Stored data entries:
# # # # #
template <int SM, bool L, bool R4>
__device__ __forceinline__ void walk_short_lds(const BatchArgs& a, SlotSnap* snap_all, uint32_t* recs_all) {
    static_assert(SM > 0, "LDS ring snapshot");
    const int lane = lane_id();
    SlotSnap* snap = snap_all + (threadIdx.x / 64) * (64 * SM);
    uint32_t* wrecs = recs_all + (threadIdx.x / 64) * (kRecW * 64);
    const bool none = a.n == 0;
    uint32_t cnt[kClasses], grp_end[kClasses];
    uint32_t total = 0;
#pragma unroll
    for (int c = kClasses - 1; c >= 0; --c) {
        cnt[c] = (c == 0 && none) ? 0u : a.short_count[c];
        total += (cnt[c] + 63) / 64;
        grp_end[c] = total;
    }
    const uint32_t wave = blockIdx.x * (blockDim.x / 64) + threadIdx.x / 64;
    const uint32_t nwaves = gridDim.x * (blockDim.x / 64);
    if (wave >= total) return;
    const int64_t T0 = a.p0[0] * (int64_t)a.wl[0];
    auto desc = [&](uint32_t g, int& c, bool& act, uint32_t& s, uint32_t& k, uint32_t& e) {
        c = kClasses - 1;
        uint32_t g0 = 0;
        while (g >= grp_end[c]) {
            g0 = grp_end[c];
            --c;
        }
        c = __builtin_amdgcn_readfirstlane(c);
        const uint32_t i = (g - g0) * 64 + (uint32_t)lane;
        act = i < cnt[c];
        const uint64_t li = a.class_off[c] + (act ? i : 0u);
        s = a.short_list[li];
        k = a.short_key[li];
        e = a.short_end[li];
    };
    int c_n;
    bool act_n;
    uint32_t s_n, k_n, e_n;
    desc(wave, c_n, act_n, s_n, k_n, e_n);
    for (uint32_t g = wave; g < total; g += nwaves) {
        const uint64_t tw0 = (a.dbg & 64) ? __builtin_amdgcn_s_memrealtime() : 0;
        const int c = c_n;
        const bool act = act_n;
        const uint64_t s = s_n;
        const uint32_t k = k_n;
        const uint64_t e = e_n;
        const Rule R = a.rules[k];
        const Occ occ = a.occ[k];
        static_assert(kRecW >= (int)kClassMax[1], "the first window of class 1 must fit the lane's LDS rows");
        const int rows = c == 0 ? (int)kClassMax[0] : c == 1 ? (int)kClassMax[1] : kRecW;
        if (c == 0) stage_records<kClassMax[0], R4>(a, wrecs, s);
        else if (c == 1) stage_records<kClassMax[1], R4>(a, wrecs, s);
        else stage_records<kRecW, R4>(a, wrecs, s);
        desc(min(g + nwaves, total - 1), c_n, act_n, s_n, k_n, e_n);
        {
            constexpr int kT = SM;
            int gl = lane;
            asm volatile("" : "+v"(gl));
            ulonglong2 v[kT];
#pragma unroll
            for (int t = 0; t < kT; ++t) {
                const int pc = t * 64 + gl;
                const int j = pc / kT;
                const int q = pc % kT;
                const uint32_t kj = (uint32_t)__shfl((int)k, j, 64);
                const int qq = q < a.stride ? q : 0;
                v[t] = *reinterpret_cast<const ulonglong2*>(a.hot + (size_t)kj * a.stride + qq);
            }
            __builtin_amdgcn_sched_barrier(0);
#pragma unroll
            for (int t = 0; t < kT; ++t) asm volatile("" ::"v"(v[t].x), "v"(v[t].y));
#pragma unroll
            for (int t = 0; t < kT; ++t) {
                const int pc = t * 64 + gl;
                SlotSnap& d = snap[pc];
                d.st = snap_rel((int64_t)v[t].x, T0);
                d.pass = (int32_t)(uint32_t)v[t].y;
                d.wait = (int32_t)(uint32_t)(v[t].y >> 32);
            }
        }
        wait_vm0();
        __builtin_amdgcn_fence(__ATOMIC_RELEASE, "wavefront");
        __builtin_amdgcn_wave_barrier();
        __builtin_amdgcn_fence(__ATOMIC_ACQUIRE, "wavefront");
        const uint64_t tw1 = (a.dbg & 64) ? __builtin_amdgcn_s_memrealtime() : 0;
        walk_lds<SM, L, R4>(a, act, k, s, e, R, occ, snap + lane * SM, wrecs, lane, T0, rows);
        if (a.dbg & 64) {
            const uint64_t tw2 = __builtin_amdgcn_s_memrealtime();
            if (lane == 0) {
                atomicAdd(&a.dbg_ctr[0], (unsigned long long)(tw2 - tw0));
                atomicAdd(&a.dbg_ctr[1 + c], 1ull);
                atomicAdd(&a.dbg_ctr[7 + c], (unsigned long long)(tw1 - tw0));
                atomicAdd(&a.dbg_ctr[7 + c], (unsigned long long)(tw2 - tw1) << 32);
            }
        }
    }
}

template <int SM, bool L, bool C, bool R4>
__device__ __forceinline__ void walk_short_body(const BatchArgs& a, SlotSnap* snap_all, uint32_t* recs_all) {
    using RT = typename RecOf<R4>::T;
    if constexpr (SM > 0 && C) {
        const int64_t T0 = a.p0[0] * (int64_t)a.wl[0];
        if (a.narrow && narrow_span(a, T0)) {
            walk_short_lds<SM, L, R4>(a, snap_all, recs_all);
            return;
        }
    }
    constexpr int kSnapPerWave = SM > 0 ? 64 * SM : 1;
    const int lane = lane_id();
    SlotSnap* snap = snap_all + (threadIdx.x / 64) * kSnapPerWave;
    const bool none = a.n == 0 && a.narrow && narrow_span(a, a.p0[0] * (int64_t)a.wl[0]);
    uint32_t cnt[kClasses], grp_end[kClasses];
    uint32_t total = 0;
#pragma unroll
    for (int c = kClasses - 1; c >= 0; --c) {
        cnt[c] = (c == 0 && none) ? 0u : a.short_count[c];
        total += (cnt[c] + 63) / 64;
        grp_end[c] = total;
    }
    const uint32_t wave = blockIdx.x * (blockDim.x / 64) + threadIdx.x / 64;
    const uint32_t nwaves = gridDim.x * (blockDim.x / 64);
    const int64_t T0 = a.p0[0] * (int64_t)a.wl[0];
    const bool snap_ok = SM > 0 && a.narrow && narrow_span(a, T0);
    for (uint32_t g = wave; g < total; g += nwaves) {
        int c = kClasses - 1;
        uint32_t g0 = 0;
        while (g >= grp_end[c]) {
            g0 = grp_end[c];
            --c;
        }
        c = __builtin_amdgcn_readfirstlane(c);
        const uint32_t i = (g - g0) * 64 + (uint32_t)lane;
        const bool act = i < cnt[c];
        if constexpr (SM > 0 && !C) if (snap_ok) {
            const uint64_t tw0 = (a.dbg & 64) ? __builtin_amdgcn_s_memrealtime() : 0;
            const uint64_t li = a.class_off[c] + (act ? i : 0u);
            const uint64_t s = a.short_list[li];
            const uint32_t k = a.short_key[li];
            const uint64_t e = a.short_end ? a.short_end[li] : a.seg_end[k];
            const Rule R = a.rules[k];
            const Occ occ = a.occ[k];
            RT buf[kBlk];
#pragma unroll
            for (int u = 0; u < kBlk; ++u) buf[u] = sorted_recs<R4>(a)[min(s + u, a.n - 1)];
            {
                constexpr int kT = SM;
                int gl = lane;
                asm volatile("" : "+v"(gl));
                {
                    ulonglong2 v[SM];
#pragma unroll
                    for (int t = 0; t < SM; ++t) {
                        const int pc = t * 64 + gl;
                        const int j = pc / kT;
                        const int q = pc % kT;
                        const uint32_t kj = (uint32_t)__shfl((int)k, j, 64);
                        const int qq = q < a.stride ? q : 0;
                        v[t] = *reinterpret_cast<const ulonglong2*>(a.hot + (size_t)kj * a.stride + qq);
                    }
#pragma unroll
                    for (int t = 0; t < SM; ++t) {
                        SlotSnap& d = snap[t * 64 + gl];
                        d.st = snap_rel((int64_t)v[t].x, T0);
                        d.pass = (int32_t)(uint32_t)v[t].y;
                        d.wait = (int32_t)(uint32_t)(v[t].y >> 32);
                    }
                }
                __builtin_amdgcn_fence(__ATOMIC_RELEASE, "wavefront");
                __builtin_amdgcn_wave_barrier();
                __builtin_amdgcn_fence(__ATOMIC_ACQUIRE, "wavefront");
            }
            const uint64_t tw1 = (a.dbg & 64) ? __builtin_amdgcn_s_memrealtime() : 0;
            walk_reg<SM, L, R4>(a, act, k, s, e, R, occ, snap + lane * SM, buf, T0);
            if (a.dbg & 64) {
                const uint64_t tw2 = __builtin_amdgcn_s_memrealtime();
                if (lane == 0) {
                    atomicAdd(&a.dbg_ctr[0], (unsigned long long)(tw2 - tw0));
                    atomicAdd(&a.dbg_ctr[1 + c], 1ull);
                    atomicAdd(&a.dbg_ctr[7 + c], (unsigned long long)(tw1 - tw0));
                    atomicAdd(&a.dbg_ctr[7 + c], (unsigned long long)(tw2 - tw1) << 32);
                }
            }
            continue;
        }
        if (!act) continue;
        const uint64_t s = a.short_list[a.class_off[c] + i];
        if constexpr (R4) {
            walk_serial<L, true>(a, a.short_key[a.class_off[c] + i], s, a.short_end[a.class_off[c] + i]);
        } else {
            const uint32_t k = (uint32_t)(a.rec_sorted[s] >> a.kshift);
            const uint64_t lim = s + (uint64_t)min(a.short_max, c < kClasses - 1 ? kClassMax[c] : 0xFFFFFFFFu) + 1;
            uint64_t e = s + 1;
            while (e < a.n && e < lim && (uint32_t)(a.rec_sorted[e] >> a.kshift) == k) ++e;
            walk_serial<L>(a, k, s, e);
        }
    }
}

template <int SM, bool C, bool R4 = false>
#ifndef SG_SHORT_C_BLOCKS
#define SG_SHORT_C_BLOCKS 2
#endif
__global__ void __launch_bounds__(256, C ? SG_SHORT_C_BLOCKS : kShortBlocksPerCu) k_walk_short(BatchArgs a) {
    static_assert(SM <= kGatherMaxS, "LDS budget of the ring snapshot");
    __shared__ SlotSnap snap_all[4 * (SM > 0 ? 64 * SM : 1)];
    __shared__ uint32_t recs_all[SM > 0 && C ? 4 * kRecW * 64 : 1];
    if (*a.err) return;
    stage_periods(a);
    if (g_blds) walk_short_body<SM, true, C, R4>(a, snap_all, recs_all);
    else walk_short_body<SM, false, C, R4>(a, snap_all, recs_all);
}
# # # # #
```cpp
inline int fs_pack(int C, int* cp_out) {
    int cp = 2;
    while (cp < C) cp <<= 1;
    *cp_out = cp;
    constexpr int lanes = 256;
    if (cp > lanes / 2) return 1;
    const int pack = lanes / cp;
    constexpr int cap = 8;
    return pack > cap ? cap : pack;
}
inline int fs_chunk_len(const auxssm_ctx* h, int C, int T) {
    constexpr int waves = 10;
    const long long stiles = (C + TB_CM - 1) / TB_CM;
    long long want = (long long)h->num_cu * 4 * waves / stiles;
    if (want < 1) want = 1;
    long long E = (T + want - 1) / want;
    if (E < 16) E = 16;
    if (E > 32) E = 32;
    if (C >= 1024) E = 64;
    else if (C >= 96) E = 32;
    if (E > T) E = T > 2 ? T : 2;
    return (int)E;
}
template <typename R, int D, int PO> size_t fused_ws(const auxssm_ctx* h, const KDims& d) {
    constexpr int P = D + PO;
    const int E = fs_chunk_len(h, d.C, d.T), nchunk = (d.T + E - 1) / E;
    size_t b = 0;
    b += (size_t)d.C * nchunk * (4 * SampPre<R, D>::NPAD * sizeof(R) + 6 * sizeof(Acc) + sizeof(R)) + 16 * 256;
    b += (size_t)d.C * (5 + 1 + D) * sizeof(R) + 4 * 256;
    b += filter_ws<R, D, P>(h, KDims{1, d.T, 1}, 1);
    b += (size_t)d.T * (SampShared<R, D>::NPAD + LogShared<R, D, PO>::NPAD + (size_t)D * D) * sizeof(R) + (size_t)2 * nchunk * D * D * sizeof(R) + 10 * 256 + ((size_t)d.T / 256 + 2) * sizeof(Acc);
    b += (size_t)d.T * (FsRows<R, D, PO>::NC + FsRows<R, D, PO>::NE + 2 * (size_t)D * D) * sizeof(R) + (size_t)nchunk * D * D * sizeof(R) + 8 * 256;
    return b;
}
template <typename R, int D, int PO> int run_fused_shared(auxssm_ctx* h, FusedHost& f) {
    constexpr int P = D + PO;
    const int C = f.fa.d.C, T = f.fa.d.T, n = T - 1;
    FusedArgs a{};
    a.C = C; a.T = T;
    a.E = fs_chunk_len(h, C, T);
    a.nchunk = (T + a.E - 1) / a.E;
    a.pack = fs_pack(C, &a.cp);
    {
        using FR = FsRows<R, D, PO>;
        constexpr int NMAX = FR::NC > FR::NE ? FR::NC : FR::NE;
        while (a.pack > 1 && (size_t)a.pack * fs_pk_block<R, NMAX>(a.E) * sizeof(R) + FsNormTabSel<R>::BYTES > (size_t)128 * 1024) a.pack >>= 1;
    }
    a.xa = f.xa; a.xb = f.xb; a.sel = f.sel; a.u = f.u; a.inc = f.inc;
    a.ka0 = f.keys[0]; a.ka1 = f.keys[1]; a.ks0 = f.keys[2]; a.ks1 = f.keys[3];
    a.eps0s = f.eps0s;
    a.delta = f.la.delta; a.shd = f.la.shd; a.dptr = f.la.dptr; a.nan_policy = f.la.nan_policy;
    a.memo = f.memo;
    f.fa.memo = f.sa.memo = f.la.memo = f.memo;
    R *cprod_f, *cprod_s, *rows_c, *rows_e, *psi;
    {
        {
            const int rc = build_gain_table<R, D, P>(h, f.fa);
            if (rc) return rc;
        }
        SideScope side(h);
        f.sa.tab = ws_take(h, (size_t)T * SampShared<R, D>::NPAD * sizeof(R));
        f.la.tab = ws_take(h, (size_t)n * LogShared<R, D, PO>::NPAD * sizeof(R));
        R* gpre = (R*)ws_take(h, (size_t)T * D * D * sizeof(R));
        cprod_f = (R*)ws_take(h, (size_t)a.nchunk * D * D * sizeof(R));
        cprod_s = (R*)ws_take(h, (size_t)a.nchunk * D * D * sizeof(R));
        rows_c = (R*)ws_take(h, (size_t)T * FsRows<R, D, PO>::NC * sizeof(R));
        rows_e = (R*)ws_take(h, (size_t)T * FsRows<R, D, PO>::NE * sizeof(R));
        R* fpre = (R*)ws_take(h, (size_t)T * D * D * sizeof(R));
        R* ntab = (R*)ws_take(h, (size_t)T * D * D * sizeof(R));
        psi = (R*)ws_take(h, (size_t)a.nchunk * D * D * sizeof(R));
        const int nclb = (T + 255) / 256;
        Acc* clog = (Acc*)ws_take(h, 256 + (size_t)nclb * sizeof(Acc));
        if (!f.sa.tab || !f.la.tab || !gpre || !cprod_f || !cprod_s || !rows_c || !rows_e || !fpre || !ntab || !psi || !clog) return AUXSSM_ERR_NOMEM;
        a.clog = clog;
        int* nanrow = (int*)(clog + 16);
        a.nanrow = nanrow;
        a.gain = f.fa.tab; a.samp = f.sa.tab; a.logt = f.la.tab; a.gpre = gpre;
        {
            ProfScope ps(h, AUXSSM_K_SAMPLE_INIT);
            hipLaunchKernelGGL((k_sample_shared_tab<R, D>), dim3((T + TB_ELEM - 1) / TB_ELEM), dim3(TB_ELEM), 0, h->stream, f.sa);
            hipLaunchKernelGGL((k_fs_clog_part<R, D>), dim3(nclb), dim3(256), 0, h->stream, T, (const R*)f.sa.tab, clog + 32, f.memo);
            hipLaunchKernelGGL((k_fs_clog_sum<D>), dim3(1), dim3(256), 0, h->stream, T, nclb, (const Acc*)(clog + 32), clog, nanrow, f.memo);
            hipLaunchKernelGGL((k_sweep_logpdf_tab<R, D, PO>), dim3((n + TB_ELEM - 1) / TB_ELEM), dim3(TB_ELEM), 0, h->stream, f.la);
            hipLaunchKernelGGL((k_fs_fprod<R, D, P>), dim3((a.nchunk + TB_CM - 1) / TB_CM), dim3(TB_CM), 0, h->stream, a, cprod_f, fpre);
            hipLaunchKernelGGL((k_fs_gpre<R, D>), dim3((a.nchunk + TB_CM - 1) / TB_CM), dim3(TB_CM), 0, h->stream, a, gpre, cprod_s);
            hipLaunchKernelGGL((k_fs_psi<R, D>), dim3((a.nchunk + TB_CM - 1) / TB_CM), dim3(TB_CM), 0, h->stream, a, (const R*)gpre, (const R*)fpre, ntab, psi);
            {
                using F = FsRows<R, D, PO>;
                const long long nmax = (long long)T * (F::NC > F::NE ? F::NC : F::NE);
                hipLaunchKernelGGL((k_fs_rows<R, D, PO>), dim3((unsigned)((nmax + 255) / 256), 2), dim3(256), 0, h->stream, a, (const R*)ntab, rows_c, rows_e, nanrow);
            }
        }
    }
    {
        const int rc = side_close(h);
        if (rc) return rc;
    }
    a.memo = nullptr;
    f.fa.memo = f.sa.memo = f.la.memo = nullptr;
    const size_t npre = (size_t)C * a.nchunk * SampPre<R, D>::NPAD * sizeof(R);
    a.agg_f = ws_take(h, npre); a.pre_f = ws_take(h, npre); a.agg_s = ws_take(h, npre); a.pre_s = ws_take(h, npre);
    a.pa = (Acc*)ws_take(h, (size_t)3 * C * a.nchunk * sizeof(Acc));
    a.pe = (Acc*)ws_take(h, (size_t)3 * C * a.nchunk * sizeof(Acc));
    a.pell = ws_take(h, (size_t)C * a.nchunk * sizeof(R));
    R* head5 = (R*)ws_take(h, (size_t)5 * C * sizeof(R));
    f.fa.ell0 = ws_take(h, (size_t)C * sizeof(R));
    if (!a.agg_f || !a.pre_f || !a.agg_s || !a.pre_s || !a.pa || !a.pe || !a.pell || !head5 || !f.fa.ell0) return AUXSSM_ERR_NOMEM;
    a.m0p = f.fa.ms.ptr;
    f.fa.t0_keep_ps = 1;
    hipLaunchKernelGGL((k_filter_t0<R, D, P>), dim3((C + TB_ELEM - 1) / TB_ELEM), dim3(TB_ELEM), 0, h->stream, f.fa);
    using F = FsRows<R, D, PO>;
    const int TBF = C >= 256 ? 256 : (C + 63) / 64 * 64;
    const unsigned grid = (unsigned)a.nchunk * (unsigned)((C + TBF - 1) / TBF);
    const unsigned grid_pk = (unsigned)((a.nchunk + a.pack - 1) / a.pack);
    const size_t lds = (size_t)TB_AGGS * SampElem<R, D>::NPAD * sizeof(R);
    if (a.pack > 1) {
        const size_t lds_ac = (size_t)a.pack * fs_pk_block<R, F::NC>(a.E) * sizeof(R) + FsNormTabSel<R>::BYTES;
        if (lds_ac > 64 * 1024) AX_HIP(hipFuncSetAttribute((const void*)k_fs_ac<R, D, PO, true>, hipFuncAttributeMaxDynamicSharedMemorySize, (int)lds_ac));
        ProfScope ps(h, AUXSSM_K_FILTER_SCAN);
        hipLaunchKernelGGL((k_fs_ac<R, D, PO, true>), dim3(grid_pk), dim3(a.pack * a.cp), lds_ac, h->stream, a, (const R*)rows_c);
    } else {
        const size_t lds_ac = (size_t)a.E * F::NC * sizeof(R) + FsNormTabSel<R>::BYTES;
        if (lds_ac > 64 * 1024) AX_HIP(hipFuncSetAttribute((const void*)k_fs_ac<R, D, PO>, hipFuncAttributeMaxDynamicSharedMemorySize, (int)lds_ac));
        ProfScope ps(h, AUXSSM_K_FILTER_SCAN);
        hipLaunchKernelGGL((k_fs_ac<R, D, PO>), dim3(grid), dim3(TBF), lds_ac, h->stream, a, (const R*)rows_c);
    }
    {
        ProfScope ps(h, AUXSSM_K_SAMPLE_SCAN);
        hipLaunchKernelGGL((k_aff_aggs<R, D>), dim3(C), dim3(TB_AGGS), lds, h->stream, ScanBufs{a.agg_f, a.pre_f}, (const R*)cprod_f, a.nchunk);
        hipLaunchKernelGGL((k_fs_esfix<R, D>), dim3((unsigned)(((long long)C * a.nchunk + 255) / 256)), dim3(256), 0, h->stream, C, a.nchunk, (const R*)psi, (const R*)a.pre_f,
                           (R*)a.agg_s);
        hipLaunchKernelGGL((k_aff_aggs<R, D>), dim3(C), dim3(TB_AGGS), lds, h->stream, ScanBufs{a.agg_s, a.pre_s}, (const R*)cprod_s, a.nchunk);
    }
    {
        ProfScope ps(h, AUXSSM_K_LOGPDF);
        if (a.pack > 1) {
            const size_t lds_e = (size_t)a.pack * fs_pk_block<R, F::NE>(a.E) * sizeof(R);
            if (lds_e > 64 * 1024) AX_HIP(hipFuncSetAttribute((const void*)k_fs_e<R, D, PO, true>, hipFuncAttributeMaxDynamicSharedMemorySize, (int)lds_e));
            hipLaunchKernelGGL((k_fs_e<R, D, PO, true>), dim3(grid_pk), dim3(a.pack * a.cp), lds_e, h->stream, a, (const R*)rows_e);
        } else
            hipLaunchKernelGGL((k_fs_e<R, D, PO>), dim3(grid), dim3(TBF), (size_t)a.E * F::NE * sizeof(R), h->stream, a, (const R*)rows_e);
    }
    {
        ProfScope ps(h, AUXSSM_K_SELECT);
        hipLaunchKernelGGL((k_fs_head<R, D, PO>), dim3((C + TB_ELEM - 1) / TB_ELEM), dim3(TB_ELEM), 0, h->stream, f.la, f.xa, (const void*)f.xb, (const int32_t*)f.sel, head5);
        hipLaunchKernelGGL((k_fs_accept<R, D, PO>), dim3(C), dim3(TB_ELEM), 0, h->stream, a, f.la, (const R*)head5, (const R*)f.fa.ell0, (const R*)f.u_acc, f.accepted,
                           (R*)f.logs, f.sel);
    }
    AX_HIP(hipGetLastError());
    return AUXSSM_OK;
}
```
# # # # #
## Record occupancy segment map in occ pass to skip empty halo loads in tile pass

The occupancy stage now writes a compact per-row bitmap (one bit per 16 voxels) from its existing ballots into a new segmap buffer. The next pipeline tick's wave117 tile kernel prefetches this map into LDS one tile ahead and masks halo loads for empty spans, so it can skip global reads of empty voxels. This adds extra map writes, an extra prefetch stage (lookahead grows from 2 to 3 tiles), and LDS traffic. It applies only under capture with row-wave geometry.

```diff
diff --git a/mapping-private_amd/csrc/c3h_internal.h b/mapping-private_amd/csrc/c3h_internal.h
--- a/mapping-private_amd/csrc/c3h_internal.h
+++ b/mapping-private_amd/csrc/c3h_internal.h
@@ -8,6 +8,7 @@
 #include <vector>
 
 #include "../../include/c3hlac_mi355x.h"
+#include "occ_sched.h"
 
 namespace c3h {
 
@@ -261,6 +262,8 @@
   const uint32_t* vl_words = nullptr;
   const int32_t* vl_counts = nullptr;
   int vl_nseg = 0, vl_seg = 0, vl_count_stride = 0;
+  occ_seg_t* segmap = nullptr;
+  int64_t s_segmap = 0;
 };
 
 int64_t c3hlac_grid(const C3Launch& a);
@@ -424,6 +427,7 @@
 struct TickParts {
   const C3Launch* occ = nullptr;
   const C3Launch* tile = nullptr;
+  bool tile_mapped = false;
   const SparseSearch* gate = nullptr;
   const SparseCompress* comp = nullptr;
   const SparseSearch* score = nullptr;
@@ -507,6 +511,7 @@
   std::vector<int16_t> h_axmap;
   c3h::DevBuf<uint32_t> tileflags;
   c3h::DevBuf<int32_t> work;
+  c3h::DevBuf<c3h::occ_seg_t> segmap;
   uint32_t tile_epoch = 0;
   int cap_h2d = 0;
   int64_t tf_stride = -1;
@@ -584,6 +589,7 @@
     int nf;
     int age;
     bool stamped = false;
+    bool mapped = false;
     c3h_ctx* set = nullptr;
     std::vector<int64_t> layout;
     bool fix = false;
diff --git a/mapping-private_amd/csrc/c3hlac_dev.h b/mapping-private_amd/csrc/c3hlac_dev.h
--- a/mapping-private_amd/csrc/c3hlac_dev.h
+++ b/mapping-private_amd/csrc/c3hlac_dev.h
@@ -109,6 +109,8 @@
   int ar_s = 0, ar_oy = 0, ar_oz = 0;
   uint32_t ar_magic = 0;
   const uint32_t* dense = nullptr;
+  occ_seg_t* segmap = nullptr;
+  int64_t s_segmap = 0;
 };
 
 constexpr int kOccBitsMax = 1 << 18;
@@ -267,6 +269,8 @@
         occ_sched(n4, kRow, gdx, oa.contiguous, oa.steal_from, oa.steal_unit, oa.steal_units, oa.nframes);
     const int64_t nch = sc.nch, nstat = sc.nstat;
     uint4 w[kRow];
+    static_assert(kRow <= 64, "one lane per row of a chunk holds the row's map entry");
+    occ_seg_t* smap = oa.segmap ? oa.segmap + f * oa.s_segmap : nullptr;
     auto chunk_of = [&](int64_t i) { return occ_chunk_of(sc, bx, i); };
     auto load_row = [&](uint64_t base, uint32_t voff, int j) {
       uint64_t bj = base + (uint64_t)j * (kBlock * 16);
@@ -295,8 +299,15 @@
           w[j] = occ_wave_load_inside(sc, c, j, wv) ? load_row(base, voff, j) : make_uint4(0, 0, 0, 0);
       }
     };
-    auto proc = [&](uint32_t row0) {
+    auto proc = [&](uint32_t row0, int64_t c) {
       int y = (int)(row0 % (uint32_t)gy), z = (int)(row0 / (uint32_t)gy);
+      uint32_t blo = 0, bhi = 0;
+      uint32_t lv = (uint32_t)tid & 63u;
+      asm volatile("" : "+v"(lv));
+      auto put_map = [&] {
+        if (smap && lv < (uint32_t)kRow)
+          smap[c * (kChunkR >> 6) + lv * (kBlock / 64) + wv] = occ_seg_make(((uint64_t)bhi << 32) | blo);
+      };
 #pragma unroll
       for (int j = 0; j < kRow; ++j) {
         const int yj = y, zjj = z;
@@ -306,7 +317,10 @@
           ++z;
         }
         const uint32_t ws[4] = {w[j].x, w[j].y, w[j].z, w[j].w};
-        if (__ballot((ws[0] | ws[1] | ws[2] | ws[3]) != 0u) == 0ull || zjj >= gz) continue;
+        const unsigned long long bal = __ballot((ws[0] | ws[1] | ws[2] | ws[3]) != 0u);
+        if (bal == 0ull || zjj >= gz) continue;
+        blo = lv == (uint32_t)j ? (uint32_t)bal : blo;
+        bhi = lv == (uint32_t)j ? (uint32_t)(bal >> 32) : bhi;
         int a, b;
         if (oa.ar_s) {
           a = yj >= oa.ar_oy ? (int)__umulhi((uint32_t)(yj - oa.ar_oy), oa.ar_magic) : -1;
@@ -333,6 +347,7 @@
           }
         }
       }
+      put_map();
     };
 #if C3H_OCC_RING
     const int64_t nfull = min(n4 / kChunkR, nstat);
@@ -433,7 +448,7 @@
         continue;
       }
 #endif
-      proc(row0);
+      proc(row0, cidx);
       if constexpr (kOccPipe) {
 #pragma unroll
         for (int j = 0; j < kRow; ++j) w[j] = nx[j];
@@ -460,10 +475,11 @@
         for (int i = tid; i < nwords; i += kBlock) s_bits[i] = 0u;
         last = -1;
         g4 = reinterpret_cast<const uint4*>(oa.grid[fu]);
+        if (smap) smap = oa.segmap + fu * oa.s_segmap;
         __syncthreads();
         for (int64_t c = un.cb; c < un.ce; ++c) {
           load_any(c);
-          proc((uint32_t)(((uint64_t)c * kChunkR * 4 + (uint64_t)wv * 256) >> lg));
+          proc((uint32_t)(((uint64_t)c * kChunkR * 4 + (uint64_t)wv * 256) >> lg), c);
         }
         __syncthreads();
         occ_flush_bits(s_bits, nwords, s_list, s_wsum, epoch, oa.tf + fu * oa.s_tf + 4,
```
# # # # #
- _WORK INSTRUCTION_: Search the data and copy each line containing "voff".

- _OUTPUT FOR THIS EXERCISE_:
     auto load_row = [&](uint64_t base, uint32_t voff, int j) {
           w[j] = occ_wave_load_inside(sc, c, j, wv) ? load_row(base, voff, j) : make_uint4(0, 0, 0, 0);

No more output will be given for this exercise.